Philanthropy transforms human energy and intention into new human capacity (education), new insights and breakthroughs (research), and cultural innovation (the arts). These shifts lead directly to economic renewal.
We will explore, call into question, and hopefully come to a deeper understanding of the relationship between principles of action-focused philanthropy, social finance, and those timeless American principles of civic engagement, responsible governance, and the quest for inclusion and equity.
Ed Quevedo directs the Regenerative Design Program within The Foresight+Innovation Lab, a collaborative advisory and creative agency composed of educators, policy innovators, social entrepreneurs, sustainability practitioners, and non-profit leaders working together to build the New Regenerative Economy (NRE). The New Regenerative Economy (NRE) is a fundamental reframing of the conventional consumer economy, grounded on integrity, sufficiency, social justice, and ecological regeneration, rather than consumption, exploitation, and the destruction of ecosystems in the relentless pursuit of profit. As a senior creative and trusted advisor, he has worked internationally and domestically guiding and advising some of the world’s most iconic and highly regarded companies, philanthropies, institutions of higher learning, and civil society organizations. Prior to launching the Lab with his fellow Agents in early 2017, he served as a Research Affiliate at the Institute for the Future in Palo Alto, California, where he directed their program in Regenerative Future Economies, and contributed to the Institute’s Peace and Social Justice Lab. Ed has led practice groups in Strategy, Foresight and Innovation, Environmental Law, and Sustainable Development at some of the most respected law firms and creative agencies in North America and around the world, including Pillsbury Winthrop, LLP of San Francisco, WSP Environment & Energy of London, UK, and Reos Partners of Oxford, UK and Cambridge, Massachusetts.

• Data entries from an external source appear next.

# FengDushuo/BBBP-Multi-Modal-Deep-Ensemble-Framework

Measured on AMD Instinct MI355X. Metric: molecules/sec fwd+bwd (3-branch ensemble, B=512), higher is better.
Workload: dtype f32; 1 GPU; MixedInputModel F=167 (MACCS) + 3x128x128 image, 6-layer encoder + 2-stage CNN + fusion + BN head; forward + MSE + backward + fused AdamW, train mode (dropout 0.1); global_batch=512, per_gpu_batch=512, parallelism=dp1, input=device-resident

## Files before the change

bbbp-multi-modal-deep-ensemble-framework_amd/csrc/common.h:

```cpp
#pragma once
#include <hip/hip_runtime.h>
#include <stdint.h>
#include <stdio.h>
#include <string.h>

typedef float f32x16 __attribute__((ext_vector_type(16)));
typedef float f32x4 __attribute__((ext_vector_type(4)));
typedef float f32x2 __attribute__((ext_vector_type(2)));

#define BBBP_OK 0
#define BBBP_ERR_ARG 1
#define BBBP_ERR_HIP 2
#define BBBP_ERR_WORKSPACE 3

void bbbp_set_error(const char* fmt, ...);

#define BBBP_CHECK_ARG(cond, ...)                 \
    do {                                          \
        if (!(cond)) {                            \
            bbbp_set_error(__VA_ARGS__);          \
            return BBBP_ERR_ARG;                  \
        }                                         \
    } while (0)

#define BBBP_CHECK_HIP(expr)                                                            \
    do {                                                                                \
        hipError_t _e = (expr);                                                         \
        if (_e != hipSuccess) {                                                         \
            bbbp_set_error("%s failed: %s (%s:%d)", #expr, hipGetErrorString(_e), __FILE__, __LINE__); \
            return BBBP_ERR_HIP;                                                        \
        }                                                                               \
    } while (0)

#define BBBP_CHECK_LAUNCH() BBBP_CHECK_HIP(hipGetLastError())

static inline int cdiv(int a, int b) { return (a + b - 1) / b; }
static inline size_t align_up(size_t x, size_t a) { return (x + a - 1) / a * a; }

int bbbp_num_cus();
static inline int persistent_grid(int want, int nmb, int nwork) {
    int grid = want;
    if (grid >= 8 * nmb) grid -= grid % (8 * nmb);
    if (grid > nwork) grid = nwork - nwork % nmb;
    return grid < nmb ? nmb : grid;
}
int bbbp_ensure_dyn_lds(const void* kernel, size_t bytes);
template <class P>
int launch_lds(void (*kernel)(P), dim3 grid, int threads, size_t lds, hipStream_t st, const P& p) {
    if (int rc = bbbp_ensure_dyn_lds(reinterpret_cast<const void*>(kernel), lds)) return rc;
    void* args[] = {const_cast<P*>(&p)};
    BBBP_CHECK_HIP(hipLaunchKernel(reinterpret_cast<const void*>(kernel), grid, dim3(threads), args, lds, st));
    return BBBP_OK;
}
const char* bbbp_env(const char* name);
int bbbp_env_int(const char* name, int dflt);
static inline int clampi(int v, int lo, int hi) { return v < lo ? lo : (v > hi ? hi : v); }
struct Knob {
    const char* env; int dflt; int (*norm)(int);
    int v = -1;
    int get() { if (v < 0) v = norm(bbbp_env_int(env, dflt)); return v; }
    int set(int x) { const int prev = get(); v = norm(x); return prev; }
};
static inline int knob_bool(int v) { return v != 0; }
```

Ed has also enjoyed an extensive history of service in higher education. From 2013 to 2016, Ed was Faculty in Sustainable Enterprise at the Lorry I. Lokey Graduate School of Business & Public Policy at Mills College, and Director and Senior Research Fellow at the Mills College Center for Socially Responsible Business. Ed also served was on the Faculty at Presidio Graduate School, where he held the chair as Dean of the Faculty. From 2003 through 2010, he was faculty within the Green MBA® Program of the School of Business and Leadership at Dominican University of California. Ed holds the A.B. in Philosophy from UCLA, and the Juris Doctor from U.C. Berkeley’s Boalt Hall School of Law and the Boalt Hall Program in Jurisprudence and Social Policy. He makes his home in Northern California, where he continues to learn from his children and the local communities he is privileged to serve.
* Copyright 2017, The Foresight+Innovation Lab. The concepts and notions in this essay have been ideated and formed by the The Lab, a Collaborative Advisory and Creative Agency composed of educators, policy innovators, international diplomats, social entrepreneurs, sustainability practitioners, and non-profit leaders working together to build the New Regenerative Economy.
** Broadly speaking, we define the Philanthropic/Impact Model to include symbiotic action by which philanthropies (private, corporate, and public foundations, family offices, etc.) fund impact organizations (non-profits such as Omidyar Network, RSF Social Finance, and philanthropies’ own programs), to take on and make progress against the most complex and intractable ecological, social, and economic problems faced by human society. See, e.g.,, Collective Impact, and Social Impact Markets, both in the Stanford Review of Social Innovation.
*** Bloom, The Genius of Money (2009) Steiner Books.